- **WHAT IS NEEDED**: Reproduce, with no alteration, the span of lines that begins at the line containing "if constexpr (LGLOOPS)" and ends at the last line of the records, both ends included, and nothing else.
[[ SOURCE MATERIAL, beginning ]]
template <int NG, int WT, bool MG = false, bool HC = false, bool PZ = false>
__global__ __launch_bounds__(2 * NG, SF_FAST_WAVES_PER_SIMD) void sf_mfe_fast_kernel(const uint8_t *__restrict__ seqs, int n, int Wrt,
                                                             const SfDevParams *__restrict__ D,
                                                             const SfFastParams *__restrict__ F,
                                                             const SfFastRows *__restrict__ Rows,
                                                             int16_t *__restrict__ cg_all, int32_t *__restrict__ out,
                                                             int *__restrict__ ovf_cnt, int *__restrict__ ovf_list,
                                                             int trace_stride, char *__restrict__ db_out,
                                                             int *__restrict__ status, int *__restrict__ work_ctr,
                                                             const char *__restrict__ cons_rows,
                                                             const int32_t *__restrict__ sc_rows, int poison) {
  constexpr int NT = 2 * NG;
  constexpr bool FOLD = (NG == 256);
  const int W = WT ? WT : Wrt;
  SF_DYN_SMEM(smem);
  const SfFastLayout Lo = sf_fast_layout(W, HC);
  SfFastCtx X;
  char *const hcC = (char *)(smem + Lo.off_hc);
  uint8_t *const hcP = (uint8_t *)hcC + (W + 2), *const hcE = hcP + (W + 2);
  int16_t *const scS = (int16_t *)(smem + Lo.off_hc + (((3 * (W + 2)) + 1) & ~1));
  X.hc.c = (HC && cons_rows) ? hcC : nullptr; X.hc.partner = hcP; X.hc.encl = hcE;
  X.sc = (HC && sc_rows) ? scS : nullptr;
  X.fML = (int16_t *)smem;
  X.CI = (int16_t *)(smem + Lo.off_ci);
  X.C1N = nullptr; X.CB = nullptr;
  X.BN = (int16_t *)(smem + Lo.off_c1n);
#ifdef SF_EMUL
  sf_emul_bn_base = (const char *)X.BN; sf_emul_ci_base = (const char *)X.CI;
#endif
  X.DMLr = nullptr;
  int16_t *tab = (int16_t *)(smem + Lo.off_tab);
  X.t23 = tab; X.tI = tab + 175 - 25; X.t1n = tab + 325 - 25; X.tM = tab + 475 - 25; X.tH = tab + 625 - 25;
  X.tE = tab + 775 - 25; X.cg_ext = 1;
  X.tStack = tab + 925; X.tD5 = tab + 989; X.tD3 = tab + 1029;
  uint8_t *tPair = (uint8_t *)(tab + 1069);
  X.tPair = tPair;
  uint8_t *tRPair = (uint8_t *)(tab + SF_FAST_TAB_OLD);
  int16_t *t23in = tab + SF_FAST_TAB_OLD + 32;
  X.tRPair = tRPair; X.t23in = t23in;
  int32_t *flag = (int32_t *)(smem + Lo.off_flag);
  uint8_t *S = (uint8_t *)(smem + Lo.off_S);
  X.S = S;
  X.D = D; X.F = F; X.R = Rows; X.W = W; X.fold = FOLD; X.maxd = D->max_pair_dist;
  constexpr bool MERGE = MG && (NG == 128);
  constexpr bool UNPK = SF_FAST_UNPACK && (NG == 128);
  constexpr bool LGLOOPS = MG && (NG == 128);
  constexpr int TBLK = WT > 0 ? 1 : (NG == 128 ? (MG ? 2 : 1) : 0);
  X.bn_dup = (NG == 128);
  uint8_t *const cell_list = (MG && W >= SF_HELP_MERGE_MAXW) ? (uint8_t *)((int16_t *)(smem + Lo.off_tab) + 1069 + 32 + 1)
                                                            : (uint8_t *)(smem + Lo.off_list);
  X.TAU = D->P.TerminalAU; X.MLbase = D->P.MLbase; X.MLclosing = D->P.MLclosing; X.MLintern = D->P.MLintern[1];
  int32_t *f5s = (int32_t *)(smem + Lo.off_ci);
  int16_t *tExt = (int16_t *)(smem + Lo.off_ci + (((W + 1) * 4 + 3) & ~3));

  const int tid = threadIdx.x;
  X.cg = cg_all + (size_t)sf_fast_scratch_slot(blockIdx.x, gridDim.x) * SF_CG_ENTRIES(W);
  for (int x = tid; x < 175; x += NT) {
    tab[x] = F->mm23[x];
    if (x < 150) {
      tab[175 + x] = F->mmI[25 + x]; tab[325 + x] = F->mm1n[25 + x]; tab[475 + x] = F->mmM[25 + x];
      tab[625 + x] = F->mmH[25 + x]; tab[775 + x] = F->mmExt[25 + x];
    }
  }
  for (int x = tid; x < 175; x += NT) t23in[x] = F->mm23in[x];
  for (int x = tid; x < 64; x += NT) { tab[925 + x] = F->stackT[x]; tPair[x] = F->pair[x]; tRPair[x] = F->rpair[x]; }
  for (int x = tid; x < 40; x += NT) { tab[989 + x] = F->d5[x]; tab[1029 + x] = F->d3[x]; }

  {
    int16_t *uni = tab + 1069 + 32 + 1;
    X.uNIN = uni;
    for (int x = tid; x < 128; x += NT) uni[x] = F->uni[x];
  }
  const int grp = SF_WAVE_UNIFORM(tid / NG);
  const int tg = tid - grp * NG;
  constexpr int CENTRE = (NG == 256) ? 128 : 32;
  constexpr bool SHARE = SF_DML_HELPER_BIAS(NG, WT) < 10000;
  constexpr bool DML2 = (NG == 128);
  const int OFFs = ((W + 1) >> 1) - CENTRE;
  const int OFF = (NG > 64) ? (OFFs + NG) & (NG - 1) : 0;
  const int v = (tg + OFF) & (NG - 1);
  constexpr int MAIN_LO = (NG == 256) ? 64 : 0, MAIN_HI = (NG == 256) ? 191 : 63;
  const bool can_split = (NG == 128 && W >= 64) || NG == 256;
  const int split_d0 = can_split ? ((sfd_max(sfd_max(SFD_MAXLOOP + 6, 2 * (MAIN_LO - 1 + OFFs)), 2 * (W - OFFs - MAIN_HI)) + 1) & ~1) : 1 << 30;
  constexpr bool NARROW = (NG == 256);
  const int narrow_d0 = (NARROW && can_split && W >= 168)
                            ? sfd_max(split_d0, (sfd_max(2 * (96 - 1 + OFFs), 2 * (W - OFFs - 159)) + 1) & ~1) : 1 << 30;

  constexpr int NQ = NG / 64;
  const bool sweeper = SF_WAVE_UNIFORM(tid >> 6) == (NG == 128 ? 3 : 7);
  const int n_split_steps = split_d0 < W ? (W - split_d0 + 1) / 2 : 0;
  constexpr int DROWS = (NG == 128 || WT != 200) ? 4 : SF_DEFER_ROWS_256;
  const int defer_need = n_split_steps > 0 ? (W - SFD_TURN - 1 + n_split_steps - 1) / n_split_steps : 0;
  const int defer_rows = sfd_min(defer_need, DROWS);
  const bool defer_on = n_split_steps >= 8 && defer_need <= 4;
  SfTrail<NQ> T;
#pragma unroll
  for (int q = 0; q < NQ; q++) T.F[q] = 0;
  T.f3n = 0; T.row = 0;

  int *const next_slot = (int *)(smem + Lo.off_next);
  int seq = blockIdx.x;
  while (seq < n) {
    const uint8_t *src = seqs + (size_t)seq * W;
    constexpr bool PINF = true;
    int tidf = tid;
    if (PINF) SF_PIN(tidf);
    __syncthreads();
    if (PZ) {
      for (int x = tid; x < Lo.off_tab / 2; x += NT) ((int16_t *)smem)[x] = sf_poison16(poison, x);
      if (HC) for (int x = tid; x < (Lo.total - Lo.off_hc) / 2; x += NT) ((int16_t *)(smem + Lo.off_hc))[x] = sf_poison16(poison, x);
      __syncthreads();
    }
    for (int x = tidf; x < W; x += NT) S[x + 1] = sf_encode_nt(src[x]);
    if (MG && W >= SF_HELP_MERGE_MAXW) for (int x = tidf; x < 128; x += NT) ((int16_t *)(smem + Lo.off_tab) + 1069 + 32 + 1)[x] = F->uni[x];
    for (int x = tidf; x < (Lo.off_tab - Lo.off_ci) / 4; x += NT) ((uint32_t *)X.CI)[x] = sf_pk(SF_INF16, SF_INF16);
    int fetched = 0;
    if (tid == 0) {
      S[0] = 0; S[W + 1] = 0; flag[0] = 0;
      fetched = (int)gridDim.x + atomicAdd(work_ctr, 1);
    }
    __syncthreads();
    if (HC) {
      if (cons_rows)
        for (int x = tid; x < W; x += NT) hcC[x + 1] = cons_rows[(size_t)seq * W + x];
      if (sc_rows)
        for (int x = tid; x < W; x += NT) scS[x + 1] = (int16_t)sfd_max(sfd_min(sc_rows[(size_t)seq * W + x], 30000), -30000);
      __syncthreads();
      if (cons_rows && tid == 0) flag[0] = sf_hc_parse8(W, hcC, hcP, hcE) ? 2 : 0;
      __syncthreads();
      if (cons_rows && flag[0] == 2) {
        if (tid == 0) { atomicOr(status, 2); out[seq] = 0; *next_slot = fetched; }
        __syncthreads();
        seq = *next_slot;
        continue;
      }
    }
    int next_seq = n;
    const bool trail_this = defer_on && !(db_out && (seq % trace_stride) == 0);
    if (sweeper) {
#pragma unroll
      for (int q = 0; q < NQ; q++) T.F[q] = 0;
      T.f3n = 0; T.row = trail_this ? W - SFD_TURN - 1 : 0;
    }
    int ovf = 0;
    uint32_t H[14];
    int dprev = SF_INF16;
    int fnb = SF_FAST_BIG;
#pragma unroll
    for (int k = 0; k < 14; k++) H[k] = (uint32_t)SF_INF16 | ((uint32_t)SF_INF16 << 16);

    int slot2 = (SFD_TURN + 1 + grp - 2) % SF_FAST_NR, slotd = (SFD_TURN + 1 + grp) % SF_FAST_NR;
    auto build_list = [&](const int dd0) {
      const int lane = tid & 63;
      const int d1 = dd0 + 1;
      const int iH = ((v - 64) & (NG - 1)) - (dd0 >> 1);
      const bool vA = (dd0 < W) && (iH >= 1) && (iH + dd0 <= W), vB = (d1 < W) && (iH >= 1) && (iH + d1 <= W);
      const int tA = (vA && dd0 <= X.maxd) ? X.tPair[S[iH] * 8 + S[iH + dd0]] : 0;
      const int tB = (vB && d1 <= X.maxd) ? X.tPair[S[iH] * 8 + S[iH + d1]] : 0;
      const unsigned long long mA = __ballot(tA != 0), mB = __ballot(tB != 0);
      const int cA = __popcll(mA);
      uint8_t *list = cell_list + (((dd0 >> 1) & 1) << 7);
      const unsigned long long below = (1ull << lane) - 1ull;
      if (tA) list[__popcll(mA & below)] = (uint8_t)iH;
      if (tB) list[cA + __popcll(mB & below)] = (uint8_t)(iH | 128);
      if (lane == 0) list[127] = (uint8_t)(cA + __popcll(mB));
    };
    SfHU HU;
    auto step = [&](const int d0, auto kind_tag) {
      constexpr SfStep KIND = decltype(kind_tag)::value;
      constexpr int LGC = KIND == SF_STEP_SPLIT16 ? 4 : (KIND == SF_STEP_SPLIT8 ? 3 : (KIND == SF_STEP_SPLIT && LGLOOPS ? 5 : 0));
      constexpr bool DO_G = KIND == SF_STEP_SIZED, DO_CH = KIND == SF_STEP_GUARDED;
      const int d = d0 + grp;
      if (d0 == SFD_TURN + 1 + 2 && tid == 0) *next_slot = fetched;
      if (d0 == SFD_TURN + 1 + 4) next_seq = SF_WAVE_UNIFORM(*next_slot);
      constexpr bool split = KIND >= SF_STEP_SPLIT;
      constexpr bool narrow = KIND == SF_STEP_NARROW;
      if (NARROW && d0 == narrow_d0) {
        uint32_t *const xa = (uint32_t *)X.BN;
        const int RWc = W - 4;
        if (tg >= 96 && tg < 160) {
#pragma unroll
          for (int k = 0; k < 14; k++) xa[(grp * 16 + k) * RWc + 100 + (tg - 96)] = H[k];
          xa[(grp * 16 + 14) * RWc + 100 + (tg - 96)] = (uint32_t)dprev;
          xa[(grp * 16 + 15) * RWc + 100 + (tg - 96)] = (uint32_t)fnb;
        }
        __syncthreads();
        if (tg >= 64 && tg < 128) {
#pragma unroll
          for (int k = 0; k < 14; k++) H[k] = xa[(grp * 16 + k) * RWc + 100 + (tg - 64)];
          dprev = (int)xa[(grp * 16 + 14) * RWc + 100 + (tg - 64)];
          fnb = (int)xa[(grp * 16 + 15) * RWc + 100 + (tg - 64)];
        }
        __syncthreads();
      }
      const bool helper = split && (NG == 256 ? (narrow ? tg < 64 : (tg < 64 || tg >= 192)) : tg >= 64);
      const int vh = NG == 256 ? (narrow ? v + 96 : (tg < 64 ? v + 64 : v - 64)) : v - 64;
      const int vm = narrow ? ((v + 32) & (NG - 1)) : v;
      constexpr bool DML4 = NARROW && (WT == 200);
      const bool dmlw = DML4 && narrow && tg >= 128;
      const int vd = tg >= 192 ? v - 96 : v - 32;
      const int i = (NARROW && !DML4 && narrow && tg >= 128) ? -1
                    : ((dmlw ? (vd & (NG - 1)) : (helper ? (vh & (NG - 1)) : vm)) - (d >> 1));
      const int dml_terms = d - 2 * SFD_TURN - 2;
      const int dml_cut = d - SFD_TURN - 1 - sfd_max(sfd_min(dml_terms / 2 - SF_DML_HELPER_BIAS(NG, WT), dml_terms), 0);
      const bool valid = (d < W) && (i >= 1) && (i + d <= W);
      int fpart = SF_FAST_BIG;
      int dec = SF_FAST_BIG, eh = SF_FAST_BIG, e0 = SF_FAST_BIG;
      SfPub pub;
      pub.a = pub.b = 0; pub.tau = 0; pub.type = 0;
      int dc[DROWS][NQ];
      const bool sweep_now = defer_on && sweeper && split && T.row > 0;
      const int sweep_rows = sweep_now ? sfd_max(sfd_min(defer_rows, T.row - (W - d0)), 0) : 0;
      if (sweep_now) {
#pragma unroll
        for (int k = 0; k < DROWS; k++)
          if (k < sweep_rows) sf_trail_load<NQ>(X.cg, W, tid & 63, T.row - k, dc[k]);
      }
      if (__ballot(valid)) {
        if (DO_G && d0 < 8) sf_fast_cell<true, WT, SF_SEC_ALL, false, FOLD, 1>(X, d, i, valid, slot2, slotd, H, HU, ovf, grp == 0, fnb, fpart, dec, eh, e0, dprev, pub);
        else if (DO_G && d0 < SF_FAST_TINY_D0) sf_fast_cell<true, WT, SF_SEC_ALL, false, FOLD, 5>(X, d, i, valid, slot2, slotd, H, HU, ovf, grp == 0, fnb, fpart, dec, eh, e0, dprev, pub);
        else if (DO_CH && d0 < SF_FAST_CHUNK_D0) sf_fast_cell<false, WT, SF_SEC_ALL, true, FOLD, SFD_MAXLOOP, TBLK>(X, d, i, valid, slot2, slotd, H, HU, ovf, grp == 0, fnb, fpart, dec, eh, e0, dprev, pub);
        else if (!split) sf_fast_cell<false, WT, SF_SEC_ALL, false, FOLD, SFD_MAXLOOP, TBLK, false, UNPK && KIND == SF_STEP_UNSPLIT>(X, d, i, valid, slot2, slotd, H, HU, ovf, grp == 0, fnb, fpart, dec, eh, e0, dprev, pub);
        else if (DML4 && narrow) {
          const int nmain = dml_terms / 5, cA = SFD_TURN + 1 + nmain, cB = cA + (dml_terms - nmain + 1) / 2;
          uint32_t *const xa = (uint32_t *)X.BN;
          if (dmlw) {
            const bool wB = tg >= 192;
            sf_fast_cell<false, WT, SF_SEC_DML, false, FOLD, SFD_MAXLOOP, TBLK>(X, d, i, valid, slot2, slotd, H, HU, ovf, false, fnb, fpart, dec, eh, e0, dprev, pub, wB ? cB : cA, wB ? (1 << 20) : cB - 1);
            if (valid) xa[(grp * 16 + (wB ? 1 : 0)) * (W - 4) + 100 + (tg & 63)] = (uint32_t)sfd_min(dec, 32000);
          } else if (!helper) {
            sf_fast_cell<false, WT, SF_SEC_P1 | SF_SEC_C0 | SF_SEC_DML | SF_SEC_PRE, false, FOLD, SFD_MAXLOOP, TBLK>(X, d, i, valid, slot2, slotd, H, HU, ovf, grp == 0, fnb, fpart, dec, eh, e0, dprev, pub, SFD_TURN + 1, cA - 1);
          } else {
            sf_fast_cell<false, WT, SF_SEC_HELP, false, FOLD, SFD_MAXLOOP, TBLK>(X, d, i, valid, slot2, slotd, H, HU, ovf, grp == 0, fnb, fpart, dec, eh, e0, dprev, pub);
            if (valid) X.BN[2 * (slotd * (W - 4) + i - 1)] = (int16_t)sfd_min(eh, 32000);
          }
        }
        else if (!helper) {
          if (SHARE) sf_fast_cell<false, WT, SF_SEC_P1 | SF_SEC_C0 | SF_SEC_DML | SF_SEC_PRE, false, FOLD, SFD_MAXLOOP, TBLK>(X, d, i, valid, slot2, slotd, H, HU, ovf, grp == 0, fnb, fpart, dec, eh, e0, dprev, pub, SFD_TURN + 1, dml_cut - 1);
          else {
            static_assert(SHARE || DML2, "a main wave either shares the multiloop split with its helpers (NG = 256) or runs it two cells per lane (NG = 128)");
            dec = sf_fast_dml2<WT, LGC>(X, d, tid & 63, i, valid);
            sf_fast_cell<false, WT, SF_SEC_P1 | SF_SEC_C0 | SF_SEC_PRE, false, FOLD, SFD_MAXLOOP, TBLK, false, UNPK && split>(X, d, i, valid, slot2, slotd, H, HU, ovf, grp == 0, fnb, fpart, dec, eh, e0, dprev, pub);
          }
        } else if (MERGE) {
          const int lane = tid & 63;
          const uint8_t *list = cell_list + (((d0 >> 1) & 1) << 7);
          const int cT = SF_WAVE_UNIFORM((int)list[127]);
          const int e = (grp << 6) + lane;
          if (SF_WAVE_UNIFORM(cT > (grp << 6))) {
            const bool vC = e < cT;
            const int ent = vC ? list[e] : 1;
            const int g = ent >> 7, iC = ent & 127;
            const int s2 = slot2 - grp < 0 ? slot2 - grp + SF_FAST_NR : slot2 - grp;
            const int sd0 = slotd - grp < 0 ? slotd - grp + SF_FAST_NR : slotd - grp;
            const int sd1 = sd0 + 1 >= SF_FAST_NR ? 0 : sd0 + 1;
            SfFastCtx Xh = X;
            Xh.BN = X.BN + 2 * g * (W - 4);
            sf_fast_cell<false, WT, SF_SEC_HELP, false, FOLD, SFD_MAXLOOP, TBLK, true>(Xh, d0 + g, iC, vC, s2, sd0, H, HU, ovf, false, fnb, fpart, dec, eh, e0, dprev, pub);
            if (vC) X.BN[2 * ((g ? sd1 : sd0) * (W - 4) + iC - 1)] = (int16_t)sfd_min(eh, 32000);
          }
        } else {
          if (SHARE) {
            sf_fast_cell<false, WT, SF_SEC_HELP | SF_SEC_DML, false, FOLD, SFD_MAXLOOP, TBLK>(X, d, i, valid, slot2, slotd, H, HU, ovf, grp == 0, fnb, fpart, dec, eh, e0, dprev, pub, dml_cut);
            if (valid) {
              X.BN[2 * (slotd * (W - 4) + i - 1)] = (int16_t)sfd_min(eh, 32000);
              X.CI[slotd * (W - 4) + i - 1] = (int16_t)sfd_min(dec, 32000);
            }
          } else {
            sf_fast_cell<false, WT, SF_SEC_HELP, false, FOLD, SFD_MAXLOOP, TBLK>(X, d, i, valid, slot2, slotd, H, HU, ovf, grp == 0, fnb, fpart, dec, eh, e0, dprev, pub);
            if (valid) X.BN[2 * (slotd * (W - 4) + i - 1)] = (int16_t)sfd_min(eh, 32000);
          }
        }
      }
      if (sweep_now && sweep_rows > 0) sf_trail_rows<NQ, DROWS>(T, tid & 63, sweep_rows, dc);
      if (MERGE && grp == 1 && tg >= 64 && d0 + 2 >= split_d0 && d0 + 2 < W) build_list(d0 + 2);
      if (split) {
        __syncthreads();
        if (!helper && !dmlw && __ballot(valid)) {
          if (valid) {
            eh = X.BN[2 * (slotd * (W - 4) + i - 1)];
            if (DML4 && narrow) {
              const uint32_t *const xa = (const uint32_t *)X.BN;
              dec = sfd_min(dec, sfd_min((int)xa[(grp * 16) * (W - 4) + 100 + (tg & 63)], (int)xa[(grp * 16 + 1) * (W - 4) + 100 + (tg & 63)]));
            } else if (SHARE) dec = sfd_min(dec, (int)X.CI[slotd * (W - 4) + i - 1]);
          }
          sf_fast_cell<false, WT, SF_SEC_FIN | SF_SEC_POST, false, FOLD, SFD_MAXLOOP, TBLK>(X, d, i, valid, slot2, slotd, H, HU, ovf, grp == 0, fnb, fpart, dec, eh, e0, dprev, pub);
        }
      }
      __syncthreads();
      if (grp == 0 && valid && !helper && !dmlw) {
        const int d1 = d0 + 1;
        const int16_t *pd = X.fML + FBASE(d1), *pe = X.fML + FBASE(d0);
        const bool ex0 = i + d1 <= W, ex1 = i >= 2;
        const int ia = i - 1, ib = ex1 ? i - 2 : 0;
        const int p0 = pd[ia], p1 = pd[ib], q0 = pe[i], q1 = pe[ia], q2 = pe[ib];
        const int v0 = sfd_min(p0, sfd_min(q0, q1) + X.MLbase), v1 = sfd_min(p1, sfd_min(q1, q2) + X.MLbase);
        if ((ex0 && v0 < SF_FAST_OVF) || (ex1 && v1 < SF_FAST_OVF)) ovf = 1;
        const int g0 = (ex0 && v0 <= SF_FAST_THRESH) ? v0 : SF_INF16, g1 = (ex1 && v1 <= SF_FAST_THRESH) ? v1 : SF_INF16;
        if (ex0) X.fML[FBASE(d1) + ia] = (int16_t)g0;
        fnb = sfd_min(g0, g1) + X.MLbase;
      }
      slot2 += 2; if (slot2 >= SF_FAST_NR) slot2 -= SF_FAST_NR;
      slotd += 2; if (slotd >= SF_FAST_NR) slotd -= SF_FAST_NR;
    };
    {
      int d0 = SFD_TURN + 1;
      for (; d0 < SF_FAST_TINY_D0 && d0 < W; d0 += 2) step(d0, SfStepTag<SF_STEP_SIZED>{});
      for (; d0 < SF_FAST_CHUNK_D0 && d0 < W; d0 += 2) step(d0, SfStepTag<SF_STEP_GUARDED>{});
      if constexpr (UNPK) {
#pragma unroll
        for (int x = 0; x < 27; x++) HU.v[x] = (short)((x & 1) ? (H[x >> 1] >> 16) : (H[x >> 1] & 0xffffu));
      }
      for (; d0 < split_d0 && d0 < W; d0 += 2) step(d0, SfStepTag<SF_STEP_UNSPLIT>{});
      if constexpr (LGLOOPS) {
        for (; d0 < W - 30 && d0 < W; d0 += 2) step(d0, SfStepTag<SF_STEP_SPLIT>{});
        for (; d0 < W - 14 && d0 < W; d0 += 2) step(d0, SfStepTag<SF_STEP_SPLIT16>{});
        for (; d0 < W; d0 += 2) step(d0, SfStepTag<SF_STEP_SPLIT8>{});
      }
      for (; d0 < (NARROW ? narrow_d0 : W) && d0 < W; d0 += 2) step(d0, SfStepTag<SF_STEP_SPLIT>{});
      if constexpr (NARROW)
        for (; d0 < W; d0 += 2) step(d0, SfStepTag<SF_STEP_NARROW>{});
    }

    if (ovf) flag[0] = 1;
    if (trail_this) {
      __syncthreads();
      if (sweeper) {
        while (T.row >= 1) {
          int tc[4][NQ];
#pragma unroll
          for (int k = 0; k < 4; k++) sf_trail_load<NQ>(X.cg, W, tid & 63, T.row - k, tc[k]);
          sf_trail_rows<NQ, 4>(T, tid & 63, sfd_min(4, T.row), tc);
        }
        sf_trail_result<NQ>(T, tid & 63, seq, flag[0], out, ovf_cnt, ovf_list);
      }
    } else {
    int tidn = tid;
    if (PINF && WT != 120) SF_PIN(tidn);
    for (int x = tidn; x < 200; x += NT) tExt[x] = F->mmExt[x];
    __syncthreads();
    int16_t *etab = nullptr;
    if (tid < 64)
      sf_fast_exterior<NG / 64>(X, W, tidn, seq, f5s, tExt, etab, flag, (int16_t *)(smem + Lo.off_cb),
                      (char *)(smem + Lo.off_cb + ((3 * (W + 8) * 2 + 3) & ~3)), out, ovf_cnt, ovf_list, trace_stride,
                      db_out, status);
    }
    seq = next_seq;
  }
#undef FBASE
#undef FLEN
}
[[ SOURCE MATERIAL, end ]]
- **ANSWER BOX**:
      if constexpr (LGLOOPS) {
        for (; d0 < W - 30 && d0 < W; d0 += 2) step(d0, SfStepTag<SF_STEP_SPLIT>{});
        for (; d0 < W - 14 && d0 < W; d0 += 2) step(d0, SfStepTag<SF_STEP_SPLIT16>{});
        for (; d0 < W; d0 += 2) step(d0, SfStepTag<SF_STEP_SPLIT8>{});
      }
      for (; d0 < (NARROW ? narrow_d0 : W) && d0 < W; d0 += 2) step(d0, SfStepTag<SF_STEP_SPLIT>{});
      if constexpr (NARROW)
        for (; d0 < W; d0 += 2) step(d0, SfStepTag<SF_STEP_NARROW>{});
    }

    if (ovf) flag[0] = 1;
    if (trail_this) {
      __syncthreads();
      if (sweeper) {
        while (T.row >= 1) {
          int tc[4][NQ];
#pragma unroll
          for (int k = 0; k < 4; k++) sf_trail_load<NQ>(X.cg, W, tid & 63, T.row - k, tc[k]);
          sf_trail_rows<NQ, 4>(T, tid & 63, sfd_min(4, T.row), tc);
        }
        sf_trail_result<NQ>(T, tid & 63, seq, flag[0], out, ovf_cnt, ovf_list);
      }
    } else {
    int tidn = tid;
    if (PINF && WT != 120) SF_PIN(tidn);
    for (int x = tidn; x < 200; x += NT) tExt[x] = F->mmExt[x];
    __syncthreads();
    int16_t *etab = nullptr;
    if (tid < 64)
      sf_fast_exterior<NG / 64>(X, W, tidn, seq, f5s, tExt, etab, flag, (int16_t *)(smem + Lo.off_cb),
                      (char *)(smem + Lo.off_cb + ((3 * (W + 8) * 2 + 3) & ~3)), out, ovf_cnt, ovf_list, trace_stride,
                      db_out, status);
    }
    seq = next_seq;
  }
#undef FBASE
#undef FLEN
}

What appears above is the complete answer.